= Avery Stafford =

American gospel singer

Avery Stafford is an American gospel and R&B singer.

In 2025, he is lead pastor of Common Ground Church in Beaverton, Oregon.

== Personal life and career ==
Stafford was born in Los Angeles in 1965, and grew up in Madera, California. He began singing gospel music in church during his youth. In 1987, Stafford recorded the album So Good Inside (with his singing group The Enlighteners) in Fresno, California. Two years later, Stafford moved to Abilene, Texas, where he completed a Bachelor of Science degree in Christian Ministry from Abilene Christian University. In 1992, Stafford moved to Port Orchard, Washington, where he served as Youth Minister for the Port Orchard Church of Christ. There he wrote several songs that would later be recorded on his second and third albums, Lift Up Your Voice (1995) and Come Bless Da Lord (1996).

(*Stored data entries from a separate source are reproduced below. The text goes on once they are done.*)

EXPORTS = [
    "gft_abi_version", "gft_lazy_sort", "gft_last_error", "gft_geom_bytes", "gft_image_bytes", "gft_cell_sched_words", "gft_binning_bytes", "gft_acc_bytes",
    "gft_det_partials_bytes", "gft_get_layout", "gft_binning_capacity", "gft_set_binning_mode", "gft_binning_mode", "gft_set_render_mode", "gft_forward_preprocess", "gft_forward_render", "gft_forward", "gft_forward_enqueue", "gft_backward", "gft_grads_rezero",
    "gft_mark_visible", "gft_profile_enable", "gft_profile_reset", "gft_profile_read",
    "gft_assemble_scratch_bytes", "gft_assemble_forward", "gft_assemble_num_dynamic", "gft_assemble_backward",
    "gft_knn_scratch_bytes", "gft_knn_mean_dist2", "gft_adam_step",
    "gft_deform_inputs", "gft_deform_packed_bytes", "gft_deform_saved_bytes", "gft_deform_scratch_bytes", "gft_deform_pack",
    "gft_deform_forward", "gft_deform_backward", "gft_deform_compact", "gft_deform_rows_work_bytes", "gft_deform_backward_rows",
    "gft_deform_dw_splits", "gft_deform_rows_splits_capacity",
    "gft_ssim_blocks", "gft_ssim_l2_forward", "gft_ssim_l2_backward",
    "gft_image_loss_forward", "gft_image_loss_backward", "gft_pixel_loss_blocks", "gft_pixel_loss_forward", "gft_pixel_loss_backward",
    "gft_grad_norm_scratch_bytes", "gft_grad_norm", "gft_grad_scale",
    "gft_densify_stats", "gft_rows_rank_scratch_bytes", "gft_rows_rank", "gft_rows_rank_dev", "gft_rows_gather", "gft_rows_any_nonzero",
    "gft_densify_plan_scratch_bytes", "gft_densify_classify", "gft_densify_layout", "gft_rows_remap",
    "gft_split_children",
]
FLOW_EXPORTS = ["gft_flow_loss_blocks", "gft_flow_loss_forward", "gft_flow_loss_backward", "gft_flow_points", "gft_flow_project",
                "gft_flow_project_backward"]
FEATURE_EXPORTS = ["gft_render_features", "gft_render_features_backward"]
REG_EXPORTS = ["gft_reg_blocks", "gft_reg_result_words", "gft_reg_forward", "gft_reg_backward"]
REG_PARTIAL_WORDS = 8
REG_MEANS, REG_COUNTS, REG_RECIPS, REG_TOTAL = 0, 4, 6, 10
TOF_EXPORTS = ["gft_tof_depth", "gft_tof_log_blocks", "gft_tof_log_row"]
TOF_PARTIAL_WORDS = 12
TOF_LOG_WORDS, TOF_LOG_MAX_EXTRAS = 24, 8
TOF_LOG_FLOATS = ("sp", "sp_tof", "gsp", "sp_err", "sp_tof_err", "depth_err", "tof_depth_err", "amp_err", "dd", "gs_sp",
                  "gs_sp_visible")
TOF_LOG_VISIBLE, TOF_LOG_PRESENT, TOF_LOG_NUM_EXTRAS, TOF_LOG_SEQ, TOF_LOG_EXTRAS = 11, 12, 13, 14, 16
TOF_HAS_GT_DEPTH, TOF_HAS_DD, TOF_HAS_AMP, TOF_HAS_VISIBLE = 1, 2, 4, 8
QUERY_EXPORTS = ["gft_query_inputs", "gft_query_combine", "gft_query_combine_backward"]
QUERY_MAX_TIMES, QUERY_MAX_OUTPUTS = 4, 4
METRICS_EXPORTS = ["gft_metrics_blocks", "gft_view_metrics", "gft_metrics_reset"]
METRICS_VALUES = ("l1", "psnr", "l1_p", "l2_p", "psnr_p", "l1_d", "l2_d", "l2_d_tof")
METRICS_MAX_PLANES, METRICS_PARTIAL_WORDS = 8, 36
METRICS_ROW_MSE, METRICS_ROW_PSNR, METRICS_ROW_PRESENT, METRICS_ROW_PLANES, METRICS_ROW_WORDS = 8, 16, 24, 25, 28
METRICS_ACC_SUMS, METRICS_ACC_VIEWS, METRICS_ACC_PRESENT, METRICS_ACC_WORDS = 0, 16, 17, 18
METRICS_HAS_COLOUR, METRICS_HAS_TOF, METRICS_HAS_DEPTH, METRICS_HAS_TOF_DEPTH = 1, 2, 4, 8
PRESENT_EXPORTS = ["gft_present_blocks", "gft_present_sheet_bytes", "gft_present_magma", "gft_present_view", "gft_present_ranges",
                   "gft_present_ranges_reset", "gft_present_seismic", "gft_present_quad"]
PRESENT_IMAGES = (("color", 3, "uint8", lambda H, W: (H, W, 3)), ("real", 3, "uint8", lambda H, W: (H, W, 3)),
                  ("imag", 3, "uint8", lambda H, W: (H, W, 3)), ("amp", 1, "uint8", lambda H, W: (H, W)),
                  ("quad", 4, "uint8", lambda H, W: (4, H, W)), ("depth", 4, "uint8", lambda H, W: (H, W, 4)),
                  ("depth_tof", 4, "uint8", lambda H, W: (H, W, 4)), ("depth_norm", 4, "uint8", lambda H, W: (H, W, 4)),
                  ("dd", 1, "uint8", lambda H, W: (H, W)), ("depth_tof_f", 4, "float32", lambda H, W: (H, W)),
                  ("depth_norm_f", 4, "float32", lambda H, W: (H, W)))
PRESENT_HAS_COLOR, PRESENT_HAS_PHASOR, PRESENT_HAS_QUAD, PRESENT_HAS_DEPTH, PRESENT_HAS_ACC, PRESENT_HAS_DD = 1, 2, 4, 8, 16, 32
PRESENT_ALIGN, PRESENT_PARTIAL_WORDS, PRESENT_RANGE_WORDS, PRESENT_MAGMA_ROWS = 16, 2, 6, 257
PRESENT_SEISMIC_ROWS = 257
FLOWVIZ_EXPORTS = ["gft_flowviz_blocks", "gft_flowviz_wheel", "gft_flowviz_images"]
FLOWVIZ_WHEEL_ROWS, FLOWVIZ_IMAGES, FLOWVIZ_RUN = 55, 3, 4
TRACKS_EXPORTS = ["gft_tracks_integrate", "gft_tracks_table_bytes", "gft_tracks_table"]
TRACKS_PARTS = ("index", "xy", "motion", "step_ok")
PLY_EXPORTS = ["gft_ply_pack", "gft_ply_unpack"]
PLY_ROWS, PLY_MAX_SOURCES, PLY_MAX_COLUMNS = 64, 16, 240
PCD_EXPORTS = ["gft_pcd_unproject", "gft_pcd_row_bytes", "gft_pcd_pack", "gft_pcd_unpack", "gft_pcd_create"]
PCD_ROWS, PCD_MAX_ROW_BYTES, PCD_STATUS_WORDS = 256, 128, 2
PCD_MODES = ("torf_init", "ftorf_init", "proxy")
PCD_FIELDS = ("x", "y", "z", "nx", "ny", "nz", "red", "green", "blue", "phase", "amplitude", "seg_red", "seg_green", "seg_blue")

In 1995, Stafford moved to Portland, Oregon, where he enrolled in Multnomah University. There he recorded his second and third albums before completing a Master of Arts degree in Pastoral Studies in 1998. He created a vocal praise team called One A'Chord, featuring several voices of Portland area college students. That same year, he accepted the worship pastor position at El Camino Christian Church in Sunnyvale, California. While there, he recorded his fourth album Bridges.

During his tenure at Valley Church in Cupertino, California, Stafford recorded the album that began to give him recognition. Undignified was recorded in 2004 and released in 2005. Produced in the studio owned by Michael Toy, Stafford was able to utilize Bay Area musicians who assisted in creating an award-winning Independent release. Artists included Mark Kenoly, Tim Abbott, Tony Bolivar, Patrick Collins (also co-producer), and several others. Undignified earned Stafford two nominations from the 16th Annual Los Angeles International Awards for Christian Contemporary Male Vocalist of the Year and Song of the Year, as well as praise for his rendition of "How Sweet It Is (To Be Loved by You)". "Eyes of a Child" earned Stafford the March 2007 Winner Award for Best Song in the Song of the Year International Songwriting Competition.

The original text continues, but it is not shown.